On Fri, 2022-12-30 at 14:10 -0800, Darrick J. Wong wrote:
> From: Darrick J. Wong <djwong@xxxxxxxxxx>
> 
> Start the third chapter of the online fsck design documentation. 
> This
> covers the testing plan to make sure that both online and offline
> fsck
> can detect arbitrary problems and correct them without making things
> worse.
> 
> Signed-off-by: Darrick J. Wong <djwong@xxxxxxxxxx>
> ---
>  .../filesystems/xfs-online-fsck-design.rst         |  187
> ++++++++++++++++++++
>  1 file changed, 187 insertions(+)
> 
> 
> diff --git a/Documentation/filesystems/xfs-online-fsck-design.rst
> b/Documentation/filesystems/xfs-online-fsck-design.rst
> index a03a7b9f0250..d630b6bdbe4a 100644
> --- a/Documentation/filesystems/xfs-online-fsck-design.rst
> +++ b/Documentation/filesystems/xfs-online-fsck-design.rst
> @@ -563,3 +563,190 @@ functionality.
>  Many of these risks are inherent to software programming.

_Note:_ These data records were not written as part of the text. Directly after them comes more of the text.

@@ -437,7 +463,7 @@
                     const int q = __builtin_ctz(m);
                     m &= m - 1u;
                     const uint32_t slot = (uint32_t)s_bb[par][q][myblk] + (uint32_t)__popc(s_mask[par][q][myblk] & lt_mask);
-                    slot_put_record<HAS_D>(s_slot + kF * slot, cur);
+                    slot_put_record<HAS_D>(s_slot + kF * slot, s_rel + (HAS_D ? slot : 0u), cur, hi - 1);
                 }
             }
             if (threadIdx.x == 0) s_ticket[par] = (uint32_t)q_lo;
@@ -470,14 +496,16 @@
                     c.gA[t] = cb.x; c.last[t] = __float_as_int(cb.y); ST[t] = cb.z; SB[t] = cb.w;
                 }
                 const int last_bucket = ((len - 1) >> 4) << 4;
-                auto slot_of = [&](int i, bool up) { return s_slot + kF * (base + min(i, last_bucket) + (up ? nl : 15 - nl)); };
+                auto slot_of = [&](int i, bool up) { return base + min(i, last_bucket) + (up ? nl : 15 - nl); };
+                auto record_of = [&](int slot) { return slot_get_record<HAS_D>(s_slot + kF * slot, s_rel + (HAS_D ? slot : 0), hi - 1); };
                 int i0 = 0;
 #pragma unroll 1
                 for (; i0 + kBucket < len; i0 += 2 * kBucket) {
-                    float* sa = slot_of(i0, true);
-                    float* sb = slot_of(i0 + kBucket, false);
-                    const SlotIn ea = slot_get_record<HAS_D>(sa);
-                    SlotIn eb = slot_get_record<HAS_D>(sb);
+                    const int ia = slot_of(i0, true), ib = slot_of(i0 + kBucket, false);
+                    float* sa = s_slot + kF * ia;
+                    float* sb = s_slot + kF * ib;
+                    const SlotIn ea = record_of(ia);
+                    SlotIn eb = record_of(ib);
                     const bool vb = i0 + kBucket + (15 - nl) < len;
                     slot_mask_invalid(eb, vb);
 #ifdef SR_BWD_STATS
@@ -490,8 +518,9 @@
                 }
                 const bool tail = i0 < len;
                 if (tail) {
-                    float* sa = slot_of(i0, true);
-                    SlotIn ea = slot_get_record<HAS_D>(sa);
+                    const int ia = slot_of(i0, true);
+                    float* sa = s_slot + kF * ia;
+                    SlotIn ea = record_of(ia);
                     const bool va = i0 + nl < len;
                     slot_mask_invalid(ea, va);
 #ifdef SR_BWD_STATS
@@ -517,7 +546,7 @@
             q_lo = q_hi;
         }
         combine(last_pmask);
-        hi -= kChunk;
+        hi = lo; lo = lo2;
         par ^= 1;
         const float2 centre = cur.c;
         const size_t inst = cur.inst;
@@ -535,8 +564,10 @@
             b.reached[inst] = 1;
         }
         if (hi > 0) {
-            cur = load_entry(g, id_next, qms, hi - 1 - tid);
-            id_next = ids[max(hi - kChunk - 1 - tid, 0)];
+            const int p = hi - 1 - tid;
+            cur = load_entry(g, id_next, qms, p >= lo ? p : -1);
+            id_next = ids[max(lo - 1 - tid, 0)];
+            if (lo > 0) { gref = (lo - 1) >> 6; gv = load_groups(gref); }
         }
         SR_PHASE(7);
     }
@@ -545,16 +576,16 @@
 #endif
 }
 
-int backward_stats(unsigned long long* out8, int reset) {
-#ifdef SR_BWD_STATS
-    if (hipMemcpyFromSymbol(out8, HIP_SYMBOL(g_bwd_stats), 16 * sizeof(unsigned long long)) != hipSuccess) return 1;
+int backward_stats(unsigned long long* out24, int reset) {
+#ifdef SR_BWD_STATS
+    if (hipMemcpyFromSymbol(out24, HIP_SYMBOL(g_bwd_stats), 24 * sizeof(unsigned long long)) != hipSuccess) return 1;
     if (reset) {
-        unsigned long long z[16] = {0, 0, 0, 0, 0, 0, 0, 0, 0, 0, 0, 0, 0, 0, 0, 0};
+        unsigned long long z[24] = {};
         if (hipMemcpyToSymbol(HIP_SYMBOL(g_bwd_stats), z, sizeof(z)) != hipSuccess) return 1;
     }
     return 0;
 #else
-    for (int i = 0; i < 16; ++i) out8[i] = 0ull;
+    for (int i = 0; i < 24; ++i) out24[i] = 0ull;
     (void)reset;
     return 0;
 #endif
diff --git a/splatfields_amd/csrc/common.h b/splatfields_amd/csrc/common.h
--- a/splatfields_amd/csrc/common.h
+++ b/splatfields_amd/csrc/common.h
@@ -74,6 +74,7 @@
     uint64_t* keys_tmp;
     uint32_t* sorted_id;
     uint32_t* qmask;
+    uint32_t* group_pairs;
     uint8_t* reached;
     uint32_t capacity;
     uint32_t sorted_up_to;
@@ -125,7 +126,9 @@
     return align_up(c.off, 256);
 }
 
-inline size_t carve_binning(void* base, long long R, Binning* b) {
+__host__ __device__ inline size_t group_pairs_base(uint32_t tile_start, int tile) { return (size_t)(tile_start >> 6) + (size_t)tile; }
+
+inline size_t carve_binning(void* base, long long R, int H, int W, Binning* b) {
     Carver c{static_cast<char*>(base), 0};
     const size_t r = (size_t)(R > 0 ? R : 1);
     Binning t;
@@ -135,6 +138,7 @@
     t.sorted_id = c.take<uint32_t>(r);
     t.qmask = c.take<uint32_t>(r);
     t.reached = c.take<uint8_t>(r);
+    t.group_pairs = c.take<uint32_t>(r / 64 + (size_t)tiles_x(W) * tiles_y(H) + 1);
     t.capacity = (uint32_t)(R > 0 ? R : 0);
     t.sorted_up_to = 0xffffffffu;
     if (b) *b = t;
diff --git a/splatfields_amd/csrc/kernels.h b/splatfields_amd/csrc/kernels.h
--- a/splatfields_amd/csrc/kernels.h
+++ b/splatfields_amd/csrc/kernels.h
@@ -37,7 +37,7 @@
                                  const float* dL_dcolor, const float* dL_ddepth, const float* dL_dalpha,
                                  float* slots, hipStream_t st);
 
-int backward_stats(unsigned long long* out8, int reset);
+int backward_stats(unsigned long long* out24, int reset);
 
 struct DensifyArgs { float grad_threshold, min_opacity, extent, percent_dense, max_screen_size; };
 size_t densify_workspace_bytes(int n);
diff --git a/splatfields_amd/csrc/render.hip b/splatfields_amd/csrc/render.hip
--- a/splatfields_amd/csrc/render.hip
+++ b/splatfields_amd/csrc/render.hip
@@ -103,6 +103,7 @@
         lds_copy16_async(rec + 1, l1 + buf * kCopyStride);
         lds_copy16_async(rec + 2, l2 + buf * kCopyStride);
     };
+    uint32_t* const group_pairs = b.group_pairs + group_pairs_base(start, tile);
     auto publish_mask = [&](int buf, uint32_t i) {
         uint32_t qm = 0u;
         if (i < end) {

>  Despite this, it is hoped that this new functionality will prove
> useful in
>  reducing unexpected downtime.
> +
> +3. Testing Plan
> +===============
> +
> +As stated before, fsck tools have three main goals:
> +
> +1. Detect inconsistencies in the metadata;
> +
> +2. Eliminate those inconsistencies; and
> +
> +3. Minimize further loss of data.
> +
> +Demonstrations of correct operation are necessary to build users'
> confidence
> +that the software behaves within expectations.
> +Unfortunately, it was not really feasible to perform regular
> exhaustive testing
> +of every aspect of a fsck tool until the introduction of low-cost
> virtual
> +machines with high-IOPS storage.
> +With ample hardware availability in mind, the testing strategy for
> the online
> +fsck project involves differential analysis against the existing
> fsck tools and
> +systematic testing of every attribute of every type of metadata
> object.
> +Testing can be split into four major categories, as discussed below.
> +
> +Integrated Testing with fstests
> +-------------------------------
> +
> +The primary goal of any free software QA effort is to make testing
> as
> +inexpensive and widespread as possible to maximize the scaling
> advantages of
> +community.
> +In other words, testing should maximize the breadth of filesystem
> configuration
> +scenarios and hardware setups.
> +This improves code quality by enabling the authors of online fsck to
> find and
> +fix bugs early, and helps developers of new features to find
> integration
> +issues earlier in their development effort.
> +
> +The Linux filesystem community shares a common QA testing suite,
> +`fstests
> <https://git.kernel.org/pub/scm/fs/xfs/xfstests-dev.git/>`_, for
> +functional and regression testing.
> +Even before development work began on online fsck, fstests (when run
> on XFS)
> +would run both the ``xfs_check`` and ``xfs_repair -n`` commands on
> the test and
> +scratch filesystems between each test.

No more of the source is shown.